By Karolos Grohmann.
International Olympic Committee (IOC) President Thomas Bach has suggested that instead of offering prize money for Olympic gold medallists in Paris, World Athletics should focus its funding on supporting athletes at the other end of the spectrum.
Athletics broke with a 128-year tradition in April by announcing it would become the first sport to offer $50 000 in prize money for its Olympic champions, starting in Paris this year.
The announcement by World Athletics (WA) President Sebastian Coe, who is also an IOC member but did not discuss his plan with the Olympic body, was welcomed by many athletes.
It was also met with sharp criticism from other international sports federations which accused Coe of failing to consult them prior to his unilateral move.
“This is not a discussion about prize money because prize money exists for decades,” Bach said in an online media roundtable on Friday.

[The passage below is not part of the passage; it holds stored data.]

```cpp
template <typename T, bool GRAM, bool NOSEL, int XS>
static hipError_t c1lin_T(const Conv1Plan& p, const Conv1WgradLinArgs& a0, hipStream_t s) {
    constexpr int SZ = sizeof(T);
    static_assert(c1lin_lds(2, 0) >= 2 * kLinThreads * (16 / SZ) * (int)sizeof(float), "the BN partial sums fit the LDS");
    const int wp = p.lin_nseg > 1 ? p.lin_ws : (a0.W + 15) & ~15;
    if (p.bwd_lds != c1lin_lds(XS == 2 ? 2 : SZ, wp) || p.bwd_lds > kC1LdsMax) return hipErrorInvalidValue;
    if (NOSEL && !(a0.Wf && a0.bias)) return hipErrorInvalidValue;
    Conv1WgradLinArgs a = a0;
    a.nseg = p.lin_nseg;
    a.ws = p.lin_ws;
// ... 25 lines not shown
        case c1lin_form(1, C1K_IDX3, 0, 0): return c1lin_T<half_t, false, true, 0>(p, a, s);
        case c1lin_form(2, C1K_IDX3, 0, 1): return c1lin_T<bf16_t, true, true, 0>(p, a, s);
        case c1lin_form(2, C1K_IDX3, 0, 0): return c1lin_T<bf16_t, false, true, 0>(p, a, s);
    }
    return hipErrorInvalidValue;
}
hipError_t launch_conv1_dw_finalize(const Conv1DwFinalizeArgs& a, hipStream_t s) {
    hipLaunchKernelGGL(conv1_dw_finalize_kernel, dim3(1), dim3(1024), 0, s, a);
    return hipGetLastError();
}

Conv1Plan plan_conv1(int dtype, int bwd_dtype, int N, int H, int W, int pool, int cout, int ldy, bool trains, bool has_next,
                     bool training) {
    Conv1Plan p{};
    const int sz = (int)dtype_size(dtype);
    const bool split = dtype_split(dtype);
    p.T = dtype_plain(dtype);
    const bool windows = pool && H % 2 == 0 && W % 2 == 0 && cout == 32 && ldy == 32;
    p.fwd = has_next && windows ? C1F_POOLED : C1F_PLAIN;
    const bool pooled = p.fwd == C1F_POOLED;
    const bool linear = trains && pooled && c1lin_lds(sz, (W + 15) & ~15) <= kC1LdsMax;
    const bool gram = linear && sz == 2 && 2 * c1_images(0, 6, (W + 31) & ~31, 2) <= 72 * 1024;
    p.stats = pooled && training ? (gram ? C1S_GRAM : C1S_CONV) : C1S_NONE;
    if (!pooled) p.keep = C1K_Y;
    else if (linear) p.keep = p.T == 0 && !split ? C1K_YSEL : C1K_IDX3;
    else p.keep = trains ? C1K_Y : C1K_NONE;
    p.xs_fwd = pooled && split && (linear || !trains) ? 1 : 0;
    p.xs_bwd = linear && split ? (bwd_dtype == 4 ? 2 : 1) : 0;
    p.lin_gram = linear && p.stats != C1S_GRAM ? 1 : 0;
    const bool fused = windows && c1wgf_lds(sz, W) <= kC1LdsMax;
    p.bwd = linear ? C1B_LINEAR : (pooled ? C1B_RECOMPUTE : (fused ? C1B_FUSED : C1B_GENERIC));

    const int nb = (N * H * W + 127) / 128;
    p.fwd_blocks = nb > 1024 ? 1024 : nb;
    const int tiles = N * (H / 2) * ((W + 31) / 32);
    p.pool_blocks = (tiles + 3) / 4 > 2048 ? 2048 : (tiles + 3) / 4;
    p.gram_rt = H % 4 == 0 ? 4 : 2;
    p.gram_blocks = N * (H / p.gram_rt) < kGramMaxBlocks ? N * (H / p.gram_rt) : kGramMaxBlocks;
    p.gram_lds = c1gram_lds(p.gram_rt, W);
    p.lin_nseg = 1;
    if (p.bwd == C1B_LINEAR) {
        const int isz = p.xs_bwd == 2 ? 2 : sz;
        int wp = (W + 15) & ~15;
        if (p.xs_bwd && c1_images(2, 4, wp, isz) > 80 * 1024) {
            const int ws = ((W + 1) / 2 + 15) & ~15;
            if (ws < W) p.lin_nseg = 2, p.lin_ws = wp = ws;
// ... 26 lines not shown
```

tensorflow_yolo2_amd/csrc/kernels.h:

```cpp
#pragma once
#include <hip/hip_runtime.h>
#include <stddef.h>
#include <stdint.h>
#include "../../include/yolo2_hip.h"

namespace y2 {

inline size_t dtype_size(int dtype) { return (dtype == 0 || dtype >= 3) ? 4 : 2; }
inline int dtype_kbytes(int dtype) { return dtype == 0 ? 4 : 2; }
inline bool dtype_split(int dtype) { return dtype >= 3; }
inline int dtype_plain(int dtype) { return dtype >= 3 ? 0 : dtype; }

struct ConvArgs {
    const void* x;
    const void* w;
    void* y;
    const float* bias;
    float* part_cnt;
    float* part_mean;
    float* part_m2;
    int N, H, W, C;
    int M;
    int Cout;
    int ldy;
// ... 106 lines not shown
    C1K_YSEL,
    C1K_IDX3,
};
enum Conv1Bwd {
    C1B_GENERIC,
    C1B_RECOMPUTE,
    C1B_FUSED,
    C1B_LINEAR,
};
struct Conv1Plan {
    int T;
    Conv1Fwd fwd;
    Conv1Stats stats;
    Conv1Keep keep;
    Conv1Bwd bwd;
    int xs_fwd;
    int xs_bwd;
    int lin_gram;
    int lin_nseg, lin_ws;
    int lin_records;
    int fwd_blocks;
    int pool_blocks;
    int gram_rt, gram_blocks, gram_lds;
    int bwd_blocks, bwd_lds;
    size_t ysel_bytes, idx_bytes, lin_bytes, gram_bytes;
    bool y_stored, dy_stored;
};
Conv1Plan plan_conv1(int dtype, int bwd_dtype, int N, int H, int W, int pool, int cout, int ldy, bool trains, bool has_next,
                     bool training);
constexpr int kC1LdsMax = 160 * 1024;
constexpr int c1_images(int dy_rows, int x_rows, int wp, int isz) {
    return dy_rows * wp * 32 * isz + x_rows * (((wp + 4) * 4 * isz + 15) & ~15);
}
constexpr int c1_atleast(int lds, int red) { return lds > red ? lds : red; }
constexpr int c1wg_lds(int sz, int W) { return c1_atleast(c1_images(1, 3, (W + 15) & ~15, sz), 4 * 48 * 32 * 4); }
constexpr int c1wgf_lds(int sz, int W) { return c1_atleast(c1_images(2, 4, (W + 15) & ~15, sz), 4 * 48 * 32 * 4); }
constexpr int c1lin_lds(int isz, int wp) { return c1_atleast(c1_images(2, 4, wp, isz), 4 * (48 * 32 + 48 * 48) * 4); }
constexpr int c1gram_lds(int rt, int W) { return c1_atleast(2 * c1_images(0, rt + 2, (W + 31) & ~31, 2), 4 * 48 * 48 * 4); }

struct Conv1Args {
    const void* x4;
    const void* w;
    void* y;
    const float* bias;
    float* part_cnt;
    float* part_mean;
// ... 61 lines not shown
};
struct Conv1DwFinalizeArgs {
    const float* acc;
    const float* W;
    const float* bias;
    const float* scale;
    const float* coef;
    float* dW;
    float inv_grad_scale;
    const float* gram = nullptr;
};
struct Conv1GramStatsArgs {
    const void* x4;
    int N, H, Wd;
    const float* W;
    const float* bias;
    const float *gamma, *beta;
    float *moving_mean, *moving_var;
    float *scale, *shift, *mean, *invstd, *var;
    float eps, momentum;
    int update_moving, bessel;
    float* mid;
    float* gram;
};
hipError_t launch_conv1_gram_stats(const Conv1Plan& p, const Conv1GramStatsArgs& a, hipStream_t s);
hipError_t launch_conv1_wgrad_lin(const Conv1Plan& p, const Conv1WgradLinArgs& a, hipStream_t s);
hipError_t launch_conv1_dw_finalize(const Conv1DwFinalizeArgs& a, hipStream_t s);

struct WgradArgs {
    const void* x;
    const void* dy;
    float* dW;
    int N, H, W, M;
    int Cin, Cdy, Cout;
    int taps;
    int splitk;
    float scale;
    int xcd = 0;
    float* slab = nullptr;
    size_t slab_floats = 0;
    int xpitch = 0, ypitch = 0;
    int quads = 1;
    int part0 = 0;
};
inline int wgrad_split_args(int dtype, WgradArgs& a) {
    if (!a.xpitch) a.xpitch = a.Cin;
// ... 93 lines not shown
hipError_t launch_pack_input_u8(int dtype, const uint8_t* img, void* x4, int N, int H, int W, hipStream_t s);
hipError_t launch_pack_weights(int dtype, const float* W, void* wf, void* wd, int taps, int Cin, int Cout,
                               int Cout_pad, int Kc, int Cin_pad, int Cdy, int frag, hipStream_t s);
hipError_t launch_pack_conv1_weights(int dtype, const float* W, void* wp, hipStream_t s);
struct PackLayer {
    const float* W;
    size_t w_off;
    void* wf;
    void* wd;
    int taps, Cin, Cout, Cout_pad, Kc, Cin_pad, Cdy;
    int wf_bx, wf_by, wf_blocks, wd_blocks, first_block;
    int opt_first;
    int wf_frag, wd_frag;
};
void pack_layer_plan(PackLayer& L, int first_block, int elem_size);
hipError_t launch_pack_all(int dtype, const PackLayer* tab_dev, int nlayers, int total_blocks, hipStream_t s);
struct OptPackArgs {
    float* p; float* slot0; float* slot1; const float* g;
    const void* ctrl;
    float lr_t, b1, b2, eps, gmult;
    int kind;
    const PackLayer* tab; int nlayers; int tile_blocks;
    const unsigned* small; int nsmall;
};
hipError_t launch_opt_pack(int dtype, const OptPackArgs& a, hipStream_t s);
hipError_t launch_convert_grad(int dtype, const float* src, void* dst, int M, int C, int ldd, float scale,
                               hipStream_t s);
hipError_t launch_unpack_act(int dtype, const void* xp, float* out, int N, int H, int W, int C, int Cs,
                             hipStream_t s);
hipError_t launch_pack_act_region(int dtype, const float* in, void* region, size_t region_bytes, size_t front_px, int N,
                                  int H, int W, int C, int Cs, hipStream_t s);
hipError_t launch_pack_act(int dtype, const float* in, void* xp, int N, int H, int W, int C, int Cs,
                           hipStream_t s);
hipError_t launch_cast_to_f32(int dtype, const void* src, float* dst, size_t rows, int C, int lds, hipStream_t s,
                              float scale = 1.0f);

struct BnFinalizeArgs {
    const float* part_cnt;
    const float* part_mean;
    const float* part_m2;
    int P, C, ldp;
    const float* gamma;
    const float* beta;
    float* moving_mean;
    float* moving_var;
    float* scale;
// ... 123 lines not shown
```

tensorflow_yolo2_amd/csrc/net.hip:

```cpp
#include <math.h>
#include <stdarg.h>
#include <stdio.h>
#include <string.h>

#include <algorithm>
#include <string>
#include <vector>

#include "../../include/yolo2_hip.h"
#include "common.h"
#include "kernels.h"
#include "optim_math.h"

using namespace y2;

static thread_local std::string g_err;
namespace y2 {
int set_error(int code, const char* msg) {
    g_err = msg;
    return code;
}
}
static int fail(int code, const char* fmt, ...) {
    char buf[512];
// ... 893 lines not shown
        int r = pack_all_weights(c, s);
        if (r) return r;
    }
    float* part_cnt = (float*)(c->ws + c->o_part_cnt);
    float* part_mean = (float*)(c->ws + c->o_part_mean);
    float* part_m2 = (float*)(c->ws + c->o_part_m2);
    const int nl = (int)c->L.size();
    c->fwd = plan_net(c, train_core, train_head, 0, 0);
    const Conv1Plan& p1 = c->fwd.c1;
    if (!train_core || (!train_head && c->core_layers < nl)) {
        int max_c = 0;
        for (const Layer& y : c->L) max_c = y.cout > max_c ? y.cout : max_c;
        HIPCHK(launch_bn_infer_prepare_all((const BnInferLayer*)(c->ws + c->o_infertab), nl, max_c, train_core, train_head,
                                           c->bn_eps, s));
    }
    for (int l = 0; l < nl; ++l) {
        c->prof_layer = l;
        const Layer& y = c->L[l];
        const LayerPlan& p = c->fwd.L[l];
        char* xin = (l == 0 && c->ext_xin) ? (char*)c->ext_xin : c->ws + y.xin + c->in_geom(l).base_off(sz);
        float* stat = (float*)(c->ws + y.stat);
        float *scale = stat, *shift = stat + y.ldy, *mean = stat + 2 * y.ldy, *invstd = stat + 3 * y.ldy;
        if (y.first3) {
            {
                PROF(CAT_MISC);
                if (images_u8) HIPCHK(launch_pack_input_u8(c->dtype, images_u8, xin, c->N, y.H, y.W, s));
                else HIPCHK(launch_pack_input(c->dtype, images, xin, c->N, y.H, y.W, s));
            }
            Conv1Args a{};
            a.x4 = xin; a.w = c->ws + y.wf; a.y = c->ws + y.y; a.bias = c->params + y.pb;
            a.part_cnt = part_cnt; a.part_mean = part_mean; a.part_m2 = part_m2;
            a.N = c->N; a.H = y.H; a.W = y.W; a.M = y.M;
            if (p.apply != FA_CONV1_POOL || p1.stats == C1S_CONV) { PROF(CAT_CONV1_FWD); HIPCHK(launch_conv1_fwd(p1, a, s)); }
        } else {
            if (l == 0 && !c->ext_xin) HIPCHK(launch_pack_act(c->dtype, images, xin, c->N, y.H, y.W, y.cin, y.cin_s, s));
            if (p.mx8) {
                const PadGeom g8{c->N, y.H, y.W, y.cin8}, gs{c->N, y.H, y.W, y.cin8 / 32};
                uint8_t* x8 = (uint8_t*)(c->ws + y.x8);
                uint8_t* x8s = (uint8_t*)(c->ws + y.x8s);
                if (!p.in8) {
                    PROF(CAT_MISC);
                    HIPCHK(launch_mx_quantize(1, xin - c->in_geom(l).base_off(sz), g8.front_px() + g8.body_px() + g8.back_px(),
                                              y.cin_s, y.cin8, x8, x8s, s));
                }
                ConvArgs a = fwd_args(c, l, false, p.fold);
                a.x = x8 + g8.base_off(1); a.C = y.cin8; a.w = c->ws + y.w8;
                a.ks_scratch = nullptr; a.ks_floats = 0;
// ... 16 lines not shown
            }
        }
        if (p.apply == FA_NONE) continue;
        PROF(CAT_BN_FWD);
        BnFinalizeArgs f{};
        if (p.training) {
            f.part_cnt = part_cnt; f.part_mean = part_mean; f.part_m2 = part_m2;
            f.P = p.P; f.C = y.cout; f.ldp = y.first3 ? 32 : y.ldy;
            f.gamma = c->params + y.pg; f.beta = c->params + y.pbeta;
            f.moving_mean = c->state + y.smm; f.moving_var = c->state + y.smv;
            f.scale = scale; f.shift = shift; f.mean = mean; f.invstd = invstd;
            f.var = stat + 6 * y.ldy;
            f.scratch = (float*)(c->ws + c->o_part_scratch);
            f.eps = c->bn_eps; f.momentum = c->bn_momentum; f.update_moving = update_moving ? 1 : 0; f.bessel = c->bessel;
        }
        if (p.stats == FS_GRAM) {
            Conv1GramStatsArgs q{};
            q.x4 = xin; q.N = c->N; q.H = y.H; q.Wd = y.W;
            q.W = c->params + y.pW; q.bias = c->params + y.pb; q.gamma = f.gamma; q.beta = f.beta;
            q.moving_mean = f.moving_mean; q.moving_var = f.moving_var;
            q.scale = scale; q.shift = shift; q.mean = mean; q.invstd = invstd; q.var = f.var;
            q.eps = f.eps; q.momentum = f.momentum; q.update_moving = f.update_moving; q.bessel = f.bessel;
            q.gram = (float*)(c->ws + c->o_gram); q.mid = q.gram + 48 * 48;
            HIPCHK(launch_conv1_gram_stats(p1, q, s));
        } else if (p.stats != FS_MOVING && p.apply != FA_FIN_ACT) {
            HIPCHK(launch_bn_finalize(f, s));
        }
        if (p.apply == FA_CONV1_POOL) {
            Conv1PoolArgs q{};
            q.x4 = xin; q.w = c->ws + y.wf; q.y = c->ws + y.y; q.bias = c->params + y.pb;
            q.scale = scale; q.shift = shift;
            q.out = c->ws + c->L[l + 1].xin + c->in_geom(l + 1).base_off(sz);
            q.N = c->N; q.H = y.H; q.W = y.W;
            q.out_split = dtype_split(c->dtype) ? 1 : 0;
            if (p1.keep == C1K_IDX3) q.idx3 = (unsigned*)(c->ws + y.idx0);
            if (p1.keep == C1K_YSEL) { q.ysel = c->ws + y.ysel; q.idx = (unsigned short*)(c->ws + y.idx0); }
            HIPCHK(launch_conv1_pool(p1, q, s));
            continue;
        }
        BnActArgs b{};
        b.y = c->ws + y.y; b.scale = scale; b.shift = shift;
        b.N = c->N; b.H = y.H; b.W = y.W; b.C = y.cout; b.ldy = y.ldy; b.pool = y.pool;
        b.slope = y.slope;
        const void* join_t = c->ext_join_self ? (const void*)(c->ext_xin ? (char*)c->ext_xin : c->ws + c->L[0].xin + c->in_geom(0).base_off(sz))
                                              : c->ext_join;
        switch (p.out) {
            case OUT_NEXT: b.out = c->ws + c->L[l + 1].xin + c->in_geom(l + 1).base_off(sz); break;
// ... 380 lines not shown
    if (!params || !m || !v || !grads || !ctrl) return fail(Y2_ERR_ARG, "bad arguments");
    HIPCHK(launch_opt_ctrl_advance(ctrl, lr, beta1, beta2, (hipStream_t)stream));
    HIPCHK(launch_adam_guarded(params, m, v, grads, n, ctrl, beta1, beta2, eps, grad_mult, (hipStream_t)stream));
    return Y2_OK;
}
int y2_momentum_step_guarded(float* params, float* accum, const float* grads, size_t n, void* ctrl, float lr,
                             float momentum, float grad_mult, void* stream) {
    if (!params || !accum || !grads || !ctrl) return fail(Y2_ERR_ARG, "bad arguments");
    HIPCHK(launch_opt_ctrl_advance(ctrl, lr, 0.9f, 0.999f, (hipStream_t)stream));
    HIPCHK(launch_momentum_guarded(params, accum, grads, n, ctrl, lr, momentum, grad_mult, (hipStream_t)stream));
    return Y2_OK;
}
static int opt_step_packed(y2_ctx* c, int kind, float* slot0, float* slot1, void* ctrl, float lr_t_or_lr, float b1,
                           float b2, float eps, float grad_mult, hipStream_t s, int part = 0) {
    if (!c->ws || !c->grads || !c->bound_training) return fail(Y2_ERR_STATE, "bind with training=1 first");
    OptPackArgs a{};
    a.p = c->params; a.slot0 = slot0; a.slot1 = slot1; a.g = c->grads; a.ctrl = ctrl;
    a.lr_t = lr_t_or_lr; a.b1 = b1; a.b2 = b2; a.eps = eps; a.gmult = grad_mult; a.kind = kind;
    a.tab = (const PackLayer*)(c->ws + c->o_packtab); a.nlayers = (int)c->packtab.size();
    a.tile_blocks = part == 2 ? 0 : c->opt_tile_blocks;
    const unsigned* small = (const unsigned*)(c->ws + c->o_smallranges);
    a.small = part == 2 ? small + 3 * c->n_small_upper : small;
    a.nsmall = part == 0 ? c->n_smallranges : (part == 1 ? c->n_small_upper : c->n_smallranges - c->n_small_upper);
    HIPCHK(launch_opt_pack(c->dtype, a, s));
    if (part != 1 && !c->L.empty() && c->L[0].first3)
        HIPCHK(launch_pack_conv1_weights(c->dtype, c->params + c->L[0].pW, c->ws + c->L[0].wf, s));
    if (part != 1) c->weights_dirty = false;
    return Y2_OK;
}
static int fused_opt_part(y2_ctx* c, int part, hipStream_t s) {
    const y2_ctx::FusedOpt& f = c->fopt;
    double lr_t = f.lr;
    if (f.ctrl) {
        if (part != 2) {
            const bool upper = part == 1;
            HIPCHK(launch_grad_check_ranges(c->grads, c->ws + c->o_chkranges, upper ? c->n_chk_upper : c->n_chkranges,
                                            f.ctrl, s, upper ? (unsigned*)(c->ws + c->o_nfflag) : nullptr));
            HIPCHK(launch_opt_ctrl_advance(f.ctrl, f.lr, f.kind == 0 ? f.b1 : 0.9f, f.kind == 0 ? f.b2 : 0.999f, s));
        }
    } else if (f.kind == 0) {
        lr_t = (double)f.lr * sqrt(1.0 - pow((double)f.b2, f.step)) / (1.0 - pow((double)f.b1, f.step));
    }
    return opt_step_packed(c, f.kind, f.slot0, f.slot1, f.ctrl, (float)lr_t, f.b1, f.b2, f.eps, f.gmult, s, part);
}
int y2_backward_adam(y2_ctx* c, const float* dout, float* m, float* v, void* ctrl, int step, float lr, float beta1,
                     float beta2, float eps, float grad_mult, void* stream) {
    if (c->fp8) return fail(Y2_ERR_STATE, "Y2_FP8 contexts are inference only: no backward pass (create the context with another dtype to train)");
    if (!m || !v || (!ctrl && step < 1)) return fail(Y2_ERR_ARG, "bad arguments");
    if (!c->grads) return fail(Y2_ERR_STATE, "bind with a gradient buffer first");
// ... 251 lines not shown
```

“My (fencing) teammates and I in 1976, we received prize money for our gold medal through the foundation supported by the national Olympic Committee (of Germany). In the meantime this is more or less common practice among NOCs.”
Bach said while sponsors, governments or private institutions could provide payments to athletes for Olympic success, the role of an international sports federation was not that.
“This question in principle is a question of how to support the athletes best,” Bach said.
Financial Wellbeing
Coe told reporters at the World Athletics Relays Bahamas on Friday that WA must take an active role in supporting its athletes’ financial wellbeing.
“It’s a balance and we’ve put a lot of money into development and integrity – much more, actually, than we earmarked for our prize money and that’s the way it should be,” he said.
“I can’t just keep standing up and saying ‘we’re growing the sport and we’re bringing new sponsors on board’. The athletes have to see some connection between growing the sport and their own wellbeing and welfare.”
Bach said he expected the Paris Games, starting on July 26, to be secure despite the wars in Ukraine and Gaza and he was not expecting protests on the field of play, or athletes refusing to compete against those from other nations for political reasons.
“All indicators are showing that the whole world wants to participate and that the athletes who are coming will compete in full respect of the Olympic Charter,” he said.
The IOC has been supporting the Israeli and Palestinian Olympic committees and should Palestinian athletes fail to qualify they would receive invitations as part of the Games’ universality quotas.
“This is what we are working for and this is why we are supporting both NOCs and supporting in particular the Palestinian athletes who have not qualified on the field of play,” Bach said.
The Russian Olympic Committee was suspended last year after it recognised regional organisations from four territories annexed from Ukraine.
Russian and Belarusian athletes will compete in Paris but as neutrals without their flag, anthem or national emblems.